Aberrant perfusion and its connectivity within default mode network of first-episode drug-naïve schizophrenia patients and their unaffected first-degree relatives

Long-Biao Cui  1   2 Liu-Xian Wang  1 Ping Tian  1 Hua-Ning Wang  3 Min Cai  3 Fan Guo  1 Chen Li  1 Yu-Jing Wu  1 Peng-Gang Qiao  1   4 Zi-Liang Xu  5 Lin Liu  5 Hong He  3 Wen-Jun Wu  3 Yi-Bin Xi  6 Hong Yin  7
Affiliations

Aberrant perfusion and its connectivity within default mode network of first-episode drug-naïve schizophrenia patients and their unaffected first-degree relatives

Long-Biao Cui et al. Sci Rep. .

Abstract

Neural substrates behind schizophrenia (SZ) and its heritability mediated by brain function are largely unknown. Cerebral blood flow (CBF), as a biomarker of activation in the brain, reflects the neuronal metabolism, and is promisingly used to detect cerebral alteration thereby shedding light on the features of individuals at high genetic risk. We performed a cross-sectional functional magnetic resonance imaging (MRI) study enrolling 45 first-episode drug-naïve patients with SZ, 32 unaffected first-degree relatives of these patients, and 51 healthy controls (HCs).

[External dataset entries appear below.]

__global__ void __launch_bounds__(kBlock) k_ip_scan(const uint4* __restrict__ rows, uint64_t n4,
                                                    const uint32_t* __restrict__ q, uint32_t dim,
                                                    uint32_t* __restrict__ sum) {
  __shared__ uint32_t qs[4096];
  for (uint32_t j = threadIdx.x; j < dim; j += kBlock) qs[j] = q[j];
  __syncthreads();
  uint32_t acc = 0;
  const uint64_t stride = (uint64_t)gridDim.x * kBlock;
  const uint32_t dim4 = dim / 4;
  typedef unsigned int u32x4 __attribute__((ext_vector_type(4)));
  const u32x4* r4 = reinterpret_cast<const u32x4*>(rows);
  uint64_t f = (uint64_t)blockIdx.x * kBlock + threadIdx.x;
  if (stride % dim4 == 0) {
    const uint32_t j = (uint32_t)(f % dim4) * 4;
    const uint32_t q0 = qs[j], q1 = qs[j + 1], q2 = qs[j + 2], q3 = qs[j + 3];
    constexpr int kU = 8;
    for (; f + (kU - 1) * stride < n4; f += kU * stride) {
      u32x4 t[kU];
#pragma unroll
      for (int u = 0; u < kU; ++u) t[u] = __builtin_nontemporal_load(r4 + f + u * stride);
#pragma unroll
      for (int u = 0; u < kU; ++u) acc += t[u].x * q0 + t[u].y * q1 + t[u].z * q2 + t[u].w * q3;
    }
    for (; f < n4; f += stride) {
      const u32x4 t = __builtin_nontemporal_load(r4 + f);
      acc += t.x * q0 + t.y * q1 + t.z * q2 + t.w * q3;
    }
  } else {
    for (; f < n4; f += stride) {
      const u32x4 t = __builtin_nontemporal_load(r4 + f);
      const uint32_t j = (uint32_t)(f % dim4) * 4;
      acc += t.x * qs[j] + t.y * qs[j + 1] + t.z * qs[j + 2] + t.w * qs[j + 3];
    }
  }
#pragma unroll
  for (int m = 1; m < 64; m <<= 1) acc += __shfl_xor(acc, m);
  if ((threadIdx.x & 63) == 0) atomicAdd(sum, acc);
}

__global__ void __launch_bounds__(kBlock) k_ip_fill(uint4* __restrict__ rows, uint64_t n4, uint32_t dim,
                                                    uint64_t r0) {
  const uint64_t stride = (uint64_t)gridDim.x * kBlock;
  for (uint64_t f = (uint64_t)blockIdx.x * kBlock + threadIdx.x; f < n4; f += stride) {
    const uint64_t e = f * 4;
    const uint32_t i = (uint32_t)(r0 + e / dim), j = (uint32_t)(e % dim);
    rows[f] = make_uint4(i + j, i + j + 1, i + j + 2, i + j + 3);
  }
}

__global__ void __launch_bounds__(kBlock) k_db_synth(uint64_t* __restrict__ dst, uint64_t r0, uint64_t nw,
                                                     uint32_t E, uint64_t k) {
  const uint64_t stride = (uint64_t)gridDim.x * kBlock, x0 = r0 * E;
  for (uint64_t f = (uint64_t)blockIdx.x * kBlock + threadIdx.x; f < nw; f += stride)
    __builtin_nontemporal_store(sm64(k ^ (x0 + f)), dst + f);
}
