template <int BPS, bool GUARD>
__global__ __launch_bounds__(256, 4) void k_txframe64(TxFrame64Params p) {
    constexpr int S = 80, CP = 16, HDR = 10 * S;
    constexpr int ND = GUARD ? 48 : 64;
    constexpr int SYM_BITS = ND * BPS;
    extern __shared__ __align__(16) unsigned char smem[];
    cf *hd = reinterpret_cast<cf *>(smem);
    cf *fb = hd + HDR;
    const int groups = (p.n_sym + 7) >> 3;
    unsigned *mxw = reinterpret_cast<unsigned *>(fb + (size_t)groups * 8 * S);
    unsigned *sbw_all = mxw + 4;
    const int sbw_dw = groups * 128 + 8;
    const int stream_dw = groups * 8 * (SYM_BITS / 8) / 4 + 1;

    const int tid = threadIdx.x, lane = tid & 63, nthr = blockDim.x, nwaves = nthr >> 6;
    const int wave = __builtin_amdgcn_readfirstlane(tid >> 6);
    const int s = lane >> 3, t = lane & 7;
    cf w[7];
#pragma unroll
    for (int r = 1; r < 8; ++r) { const cf x = p.tw[r * t]; w[r - 1] = make_float2(x.x, -x.y); }
    int qoff[8];
#pragma unroll
    for (int m = 0; m < 8; ++m) {
        const int c = t + 8 * m, cls = carrier_class64(c, GUARD);
        qoff[m] = cls == 0 ? (GUARD ? data_classes_below64(c) : c) * BPS : (cls == 2 ? -2 : -1);
    }
    const int wr = swz(8 * t);
    for (int i = tid; i < HDR; i += nthr) hd[i] = p.header[i];
    __shared__ float lvl[16];
    if (tid < 16) lvl[tid] = BPS > 1 && tid < (1 << (BPS >> 1)) ? axis_level((unsigned)tid, BPS >> 1) : 0.f;

    const bool aligned = ((reinterpret_cast<uintptr_t>(p.payload) | (uintptr_t)p.payload_stride) & 3) == 0;
    auto pay_dword = [&](const uint8_t *pay, long long len, int i) -> unsigned {
        const long long b0 = 4LL * i;
        if (b0 + 4 <= len && aligned) return reinterpret_cast<const unsigned *>(pay)[i];
        unsigned v = 0;
        for (int j = 0; j < 4; ++j) if (b0 + j < len) v |= (unsigned)pay[b0 + j] << (8 * j);
        return v;
    };
    const int vzero = pinned(0);
    const bool row0 = aligned && 4LL * tid + 4 <= p.payload_bytes, row1 = aligned && 4LL * (tid + nthr) + 4 <= p.payload_bytes;
    auto issue = [&](long long fr, unsigned &d0, unsigned &d1, int &ln) {
        const long long fc = fr < p.n_frames ? fr : p.n_frames - 1;
        const uint8_t *row = p.payload + fc * p.payload_stride;
        d0 = *reinterpret_cast<const unsigned *>(row0 ? row + 4 * tid : reinterpret_cast<const uint8_t *>(p.tw));
        d1 = *reinterpret_cast<const unsigned *>(row1 ? row + 4 * (tid + nthr) : reinterpret_cast<const uint8_t *>(p.tw));
        ln = p.payload_len ? p.payload_len[fc + vzero] : p.payload_bytes;
    };
    auto settle = [&](unsigned raw, bool whole, const uint8_t *pay, long long len, int i) -> unsigned {
        const long long keep = len - 4LL * i;
        if (whole) return keep >= 4 ? raw : (keep <= 0 ? 0u : raw & ((1u << (8 * (int)keep)) - 1u));
        return pay_dword(pay, len, i);
    };
    auto fill = [&](unsigned *sbw, long long fr, unsigned d0, unsigned d1, long long len) {
        const uint8_t *pay = p.payload + fr * p.payload_stride;
        if (tid < 4) sbw[tid] = tid < 2 ? (unsigned)((unsigned long long)len >> (32 * tid)) : 0u;
        if (tid + 4 < stream_dw) sbw[4 + tid] = settle(d0, row0, pay, len, tid);
        if (tid + nthr + 4 < stream_dw) sbw[4 + tid + nthr] = settle(d1, row1, pay, len, tid + nthr);
        for (int i = tid + 2 * nthr; i + 4 < stream_dw; i += nthr) sbw[4 + i] = pay_dword(pay, len, i);
    };
    long long f = blockIdx.x;
    unsigned pre0 = 0, pre1 = 0;
    int pre_len = 0;
    long long len = 0;
    int cur = 0;
    if (f < p.n_frames) {
        issue(f, pre0, pre1, pre_len);
        len = row_len(__builtin_amdgcn_readfirstlane(pre_len), p.payload_bytes);
        fill(sbw_all, f, pre0, pre1, len);
        issue(f + gridDim.x, pre0, pre1, pre_len);
    }
    if (tid < 2) mxw[tid] = 0u;
    for (; f < p.n_frames; f += gridDim.x, cur ^= 1) {
        lds_barrier();
        const long long t0 = kProfile && p.debug ? (long long)__builtin_amdgcn_s_memtime() : 0;
        const unsigned char *sb = reinterpret_cast<const unsigned char *>(sbw_all + cur * sbw_dw);
        long long t1 = 0;
        const int npoints = (int)(((16 + len) * 8 + BPS - 1) / BPS);
        float lmax = 0.f;
        for (int g = wave; g < groups; g += nwaves) {
            const int k = 8 * g + s;
            cf *buf = fb + k * S;
            cf v[8];
#pragma unroll
            for (int m = 0; m < 8; ++m) {
                cf z = make_float2(0.f, 0.f);
                if (qoff[m] == -2) z = make_float2(1.f, 0.f);
                else if (qoff[m] >= 0) {
                    const int bit = k * SYM_BITS + qoff[m];
                    if (bit < npoints * BPS && k < p.n_sym) {
                        const unsigned two = (unsigned)sb[bit >> 3] | ((unsigned)sb[(bit >> 3) + 1] << 8);
                        const unsigned idx = (two >> (bit & 7)) & ((1u << BPS) - 1u);
                        z = BPS == 1 ? map_point(idx, 1) : make_float2(lvl[idx & ((1u << (BPS >> 1)) - 1u)], lvl[idx >> (BPS >> 1)]);
                    }
                }
                v[m] = z;
            }
            bfly8<true>(v);
#pragma unroll
            for (int r = 0; r < 8; ++r) buf[wr ^ r] = v[r];
#pragma unroll
            for (int m = 0; m < 8; ++m) v[m] = buf[8 * m + (t ^ m)];
#pragma unroll
            for (int r = 1; r < 8; ++r) v[r] = cmul(v[r], w[r - 1]);
            bfly8<true>(v);
#pragma unroll
            for (int q = 0; q < 8; ++q) {
                const cf y = make_float2(v[q].x * (1.0f / 64), v[q].y * (1.0f / 64));
                v[q] = y;
                lmax = fmaxf(lmax, fmaxf(y.x, y.y));
            }
            wave_fence();
#pragma unroll
            for (int q = 0; q < 8; ++q) {
                buf[CP + t + 8 * q] = v[q];
                if (q >= 6) buf[t + 8 * q - 48] = v[q];
            }
        }
#pragma unroll
        for (int sh = 32; sh >= 1; sh >>= 1) lmax = fmaxf(lmax, __shfl_xor(lmax, sh, 64));
        if (lane == 0) atomicMax(&mxw[cur], __float_as_uint(lmax));
        if (kProfile && p.debug) t1 = (long long)__builtin_amdgcn_s_memtime();
        long long len_next = 0;
        if (f + gridDim.x < p.n_frames) {
            len_next = row_len(__builtin_amdgcn_readfirstlane(pre_len), p.payload_bytes);
            fill(sbw_all + (cur ^ 1) * sbw_dw, f + gridDim.x, pre0, pre1, len_next);
        }
        if (tid == 0) mxw[cur ^ 1] = 0u;
        issue(f + 2LL * gridDim.x, pre0, pre1, pre_len);
        lds_barrier();
        const long long t2 = kProfile && p.debug ? (long long)__builtin_amdgcn_s_memtime() : 0;
        const float inv = 1.0f / fmaxf(p.header_max, __uint_as_float(mxw[cur]));
        len = len_next;
        const int total2 = (HDR + p.n_sym * S) >> 1;
        float4 *dst = reinterpret_cast<float4 *>(p.out + f * p.out_stride);
        const float4 *src4 = reinterpret_cast<const float4 *>(hd);
        int i = tid;
        for (; i + 3 * nthr < total2; i += 4 * nthr) {
            const float4 a = src4[i], b = src4[i + nthr], c = src4[i + 2 * nthr], d = src4[i + 3 * nthr];
            dst[i] = make_float4(a.x * inv, a.y * inv, a.z * inv, a.w * inv);
            dst[i + nthr] = make_float4(b.x * inv, b.y * inv, b.z * inv, b.w * inv);
            dst[i + 2 * nthr] = make_float4(c.x * inv, c.y * inv, c.z * inv, c.w * inv);
            dst[i + 3 * nthr] = make_float4(d.x * inv, d.y * inv, d.z * inv, d.w * inv);
        }
        for (; i < total2; i += nthr) { const float4 a = src4[i]; dst[i] = make_float4(a.x * inv, a.y * inv, a.z * inv, a.w * inv); }
        if (kProfile && p.debug) {
            __syncthreads();
            if (tid == 0) {
                const long long t3 = (long long)__builtin_amdgcn_s_memtime();
                dst[0] = make_float4((float)(t1 - t0), (float)(t2 - t1), (float)(t3 - t2), 0.f);
            }
        }
    }
}
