# Neptune-Crypto/twenty-first

Hardware: AMD Instinct MI355X
Metric: goldilocks_ntt_gfelts_per_s (higher is better)
Workload: dtype u64

## Files before the change

include/tf_hip.h:

```cpp
#ifndef TF_HIP_H
#define TF_HIP_H

#include <stddef.h>
#include <stdint.h>

#ifdef __cplusplus
extern "C" {
#endif

enum tf_status {
    TF_OK = 0,
    TF_ERR_TOO_FEW_LEAFS = 1,
    TF_ERR_INCORRECT_NUMBER_OF_LEAFS = 2,
    TF_ERR_TREE_TOO_HIGH = 3,
    TF_ERR_LEN_NOT_POWER_OF_TWO = 4,
    TF_ERR_LEN_TOO_LARGE = 5,
    TF_ERR_ORDER_NOT_ABOVE_DEGREE = 6,
    TF_ERR_NULL_POINTER = 7,
    TF_ERR_NO_DEVICE = 8,
    TF_ERR_HIP = 9,
    TF_ERR_OUT_OF_MEMORY = 10,
    TF_ERR_LEAF_INDEX_INVALID = 11,
    TF_ERR_INVERSE_OF_ZERO = 12,
    TF_ERR_BUFFER_TOO_SMALL = 13,
// ... 198 lines not shown
int tf_tip5_sponge_sample_indices(uint64_t *states, size_t count, uint32_t upper_bound, size_t num_indices, uint32_t *out_u32);
int tf_tip5_sponge_sample_indices_dev(uint64_t *d_states, size_t count, uint32_t upper_bound, size_t num_indices, uint32_t *d_out_u32,
                                      void *stream);

int tf_batch_inversion_bfe(const uint64_t *in, size_t n, uint64_t *out);
int tf_batch_inversion_xfe(const uint64_t *in, size_t n, uint64_t *out);
int tf_batch_inversion_bfe_dev(const uint64_t *d_in, size_t n, uint64_t *d_out, void *stream);
int tf_batch_inversion_xfe_dev(const uint64_t *d_in, size_t n, uint64_t *d_out, void *stream);
int tf_batch_inversion_bfe_dev_async(const uint64_t *d_in, size_t n, uint64_t *d_out, void *stream, int *d_status);
int tf_batch_inversion_xfe_dev_async(const uint64_t *d_in, size_t n, uint64_t *d_out, void *stream, int *d_status);
int tf_inverse_or_zero_bfe(const uint64_t *in, size_t n, uint64_t *out);
int tf_inverse_or_zero_xfe(const uint64_t *in, size_t n, uint64_t *out);
int tf_inverse_or_zero_bfe_dev(const uint64_t *d_in, size_t n, uint64_t *d_out, void *stream);
int tf_inverse_or_zero_xfe_dev(const uint64_t *d_in, size_t n, uint64_t *d_out, void *stream);

void tf_set_ntt_tile_bytes(size_t bytes);
size_t tf_get_ntt_tile_bytes(void);
void tf_set_ntt_pipe(int streams);
int tf_get_ntt_pipe(void);

void tf_set_ntt_min_passes(int passes);
void tf_set_ntt_small_launch(int mode);
void tf_set_ntt_two_pass(int mode);
void tf_set_ntt_latency_kernel(int mode);
int tf_ntt_launch_count(size_t n, size_t batch, int width);
int tf_ntt_plan(size_t n, int width, int* log2_radix_out);
double tf_debug_sclk_mhz(void);

#ifdef TF_AB_BUILD
void tf_set_ntt_nt(int mask);
void tf_set_ntt_chain(int tiles_per_workgroup);
int tf_debug_stamps(unsigned long long *host_out, size_t words);
#endif
int tf_debug_fill_random_dev(uint64_t *d_out, size_t count, uint64_t seed, uint64_t first_index, void *stream);

#ifdef __cplusplus
}
#endif
#endif
```

twenty-first_amd/_lib.py:

```python
from __future__ import annotations

import ctypes as C
import os
import subprocess

_HERE = os.path.dirname(os.path.abspath(__file__))
SO_PATH = os.environ.get("TF_HIP_LIBRARY") or os.path.join(_HERE, "libtf_hip.so")
HEADER = os.path.join(os.path.dirname(_HERE), "include", "tf_hip.h")

_u64p = C.POINTER(C.c_uint64)
_sz = C.c_size_t
_vp = C.c_void_p

SIGNATURES = {
    "tf_status_string": (C.c_char_p, [C.c_int]),
    "tf_last_error": (C.c_char_p, []),
    "tf_version": (C.c_int, []),
    "tf_source_hash": (C.c_char_p, []),
    "tf_device_count": (C.c_int, []),
    "tf_set_device": (C.c_int, [C.c_int]),
    "tf_get_device": (C.c_int, [C.POINTER(C.c_int)]),
    "tf_shard_range": (C.c_int, [_sz, C.c_int, C.c_int, C.POINTER(_sz), C.POINTER(_sz)]),
    "tf_merkle_multi_subtrees": (C.c_int, [_sz, _sz, C.c_int]),
    "tf_prepare_ntt": (C.c_int, [_sz, _sz, C.c_int, C.c_int]),
# ... 131 lines not shown
    "tf_tip5_sponge_squeeze": (C.c_int, [_vp, _sz, _sz, _vp]),
    "tf_tip5_sponge_squeeze_dev": (C.c_int, [_vp, _sz, _sz, _vp, _vp]),
    "tf_tip5_sponge_sample_scalars": (C.c_int, [_vp, _sz, _sz, _vp]),
    "tf_tip5_sponge_sample_scalars_dev": (C.c_int, [_vp, _sz, _sz, _vp, _vp]),
    "tf_tip5_sponge_sample_indices": (C.c_int, [_vp, _sz, C.c_uint32, _sz, _vp]),
    "tf_tip5_sponge_sample_indices_dev": (C.c_int, [_vp, _sz, C.c_uint32, _sz, _vp, _vp]),
    "tf_merkle_verify_proofs": (C.c_int, [_vp, _sz, _vp, _vp, _vp, _vp, _vp, _vp, _vp]),
    "tf_merkle_verify_proofs_dev": (C.c_int, [_vp, _sz, _vp, _vp, _vp, _vp, _vp, _vp, _vp, _vp]),
    "tf_merkle_authentication_paths": (C.c_int, [_vp, _sz, _vp, _vp, _vp, _vp, _vp, _vp, _vp]),
    "tf_merkle_authentication_paths_dev": (C.c_int, [_vp, _sz, _vp, _vp, _vp, _vp, _vp, _vp, _vp, _vp]),
    "tf_ntt_launch_count": (C.c_int, [_sz, _sz, C.c_int]),
    "tf_ntt_plan": (C.c_int, [_sz, C.c_int, C.POINTER(C.c_int)]),
    "tf_batch_eval_plan": (C.c_int, [_sz, _sz, _sz, C.c_int]),
    "tf_poly_interpolate_bfe_dev_async": (C.c_int, [_vp, _vp, _sz, _sz, _vp, _vp, _vp]),
    "tf_poly_interpolate_xfe_dev_async": (C.c_int, [_vp, _vp, _sz, _sz, _vp, _vp, _vp]),
    "tf_poly_clean_divide_bfe_dev_async": (C.c_int, [_vp, _sz, _vp, _sz, _vp, _vp, _vp]),
    "tf_poly_clean_divide_many_bfe_dev_async": (C.c_int, [_vp, _sz, _sz, _vp, _sz, _vp, _vp, _vp]),
    "tf_zerofier_tree_new_bfe_dev_async": (C.c_int, [_vp, _sz, _vp, C.POINTER(C.c_void_p)]),
    "tf_zerofier_tree_new_xfe_dev_async": (C.c_int, [_vp, _sz, _vp, C.POINTER(C.c_void_p)]),
    "tf_zerofier_tree_interpolate_dev_async": (C.c_int, [_vp, _vp, _sz, _vp, _vp, _vp]),
    "tf_release_caches": (C.c_int, []),
    "tf_set_ntt_small_launch": (None, [C.c_int]),
    "tf_set_ntt_two_pass": (None, [C.c_int]),
    "tf_set_ntt_latency_kernel": (None, [C.c_int]),
    "tf_debug_sclk_mhz": (C.c_double, []),
    "tf_set_ntt_tile_bytes": (None, [_sz]),
    "tf_set_ntt_min_passes": (None, [C.c_int]),
    "tf_get_ntt_tile_bytes": (_sz, []),
    "tf_set_ntt_pipe": (None, [C.c_int]),
    "tf_get_ntt_pipe": (C.c_int, []),
    "tf_set_batch_eval_route": (None, [C.c_int]),
    "tf_debug_fill_random_dev": (C.c_int, [_vp, _sz, C.c_uint64, C.c_uint64, _vp]),
}


AB_SIGNATURES = {
    "tf_set_ntt_chain": (None, [C.c_int]),
    "tf_debug_stamps": (C.c_int, [_vp, _sz]),
    "tf_set_ntt_nt": (None, [C.c_int]),
}


def build(force: bool = False) -> str:
    csrc = os.path.join(_HERE, "csrc")
    args = ["make", "-C", csrc]
    if force:
# ... 57 lines not shown
```

twenty-first_amd/csrc/ntt_kernels.h:

```cpp
#pragma once

#include <type_traits>

#include "gl64.h"
#include "ntt_args.h"
#include "ntt_network.h"

namespace tfk {

using gl::u32;
using gl::u64;

struct NttPassArgs {
    const u64* in;
    u64* out;
    const u64* inner_tw;
    const u64* post_tw;
    const u64* pre_scale;
    long long n_out;
    const u64* in2;
    const u64* post_scale;
    long long js_i0, js_i1, js_i2, js_c, js_k;
    long long n_coeffs;
    long long ps_i1;
// ... 147 lines not shown
                           Pre2Slot<INV, Q0 + 3>::neg ? v3[3] : v2[3]};
        const u64 m0[4] = {Pre2Slot<INV, Q0>::neg ? v0[0] : v1[0], Pre2Slot<INV, Q0 + 1>::neg ? v0[1] : v1[1], Pre2Slot<INV, Q0 + 2>::neg ? v0[2] : v1[2],
                           Pre2Slot<INV, Q0 + 3>::neg ? v0[3] : v1[3]};
        const u64 m1[4] = {Pre2Slot<INV, Q0>::neg ? v2[0] : v3[0], Pre2Slot<INV, Q0 + 1>::neg ? v2[1] : v3[1], Pre2Slot<INV, Q0 + 2>::neg ? v2[2] : v3[2],
                           Pre2Slot<INV, Q0 + 3>::neg ? v2[3] : v3[3]};
        gl::add_lazy4(p0, p1, t);
        gl::sub_lazy4(t, m0, u);
        gl::sub_lazy4(u, m1, t);
        pre4_shift4<INV, Q0>(x, t);
    } else {
        constexpr int E4 = TwExp<INV, 2, 1>::value;
        gl::sub_lazy4(v0, v2, t);
        gl::sub_lazy4(v1, v3, u);
        const u64 w[4] = {gl::Pow2Mul<E4>::apply(u[0]), gl::Pow2Mul<E4>::apply(u[1]), gl::Pow2Mul<E4>::apply(u[2]), gl::Pow2Mul<E4>::apply(u[3])};
        if ((cls == 1) != gl::Pow2Mul<E4>::negate) gl::add_lazy4(t, w, u);
        else gl::sub_lazy4(t, w, u);
        const u64 b4[4] = {stw[brev5(Q0)], stw[brev5(Q0 + 1)], stw[brev5(Q0 + 2)], stw[brev5(Q0 + 3)]};
        gl::mont_mul4(u, b4, t);
        x[Q0] = t[0], x[Q0 + 1] = t[1], x[Q0 + 2] = t[2], x[Q0 + 3] = t[3];
    }
}
#endif
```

We examined CBF, CBF connectivity, and CBF topological properties. SZ patients showed increased CBF in the left medial superior frontal gyrus and right precuneus compared with HCs, and decreased CBF in the left middle temporal gyrus compared with their relatives. Furthermore, unaffected relatives revealed higher level of CBF pronounced in regions within default mode network (DMN). Both SZ patients and their relatives exhibited dysconnectivity patterns. Notably, as for the network properties, unaffected relatives were with an intermediate level between SZ patients and HCs in the local efficiency and global efficiency. Our findings demonstrate the aberrant CBF of areas within DMN and the CBF connectivity pattern might be a familial feature in the brain of first-episode SZ patients and their relatives.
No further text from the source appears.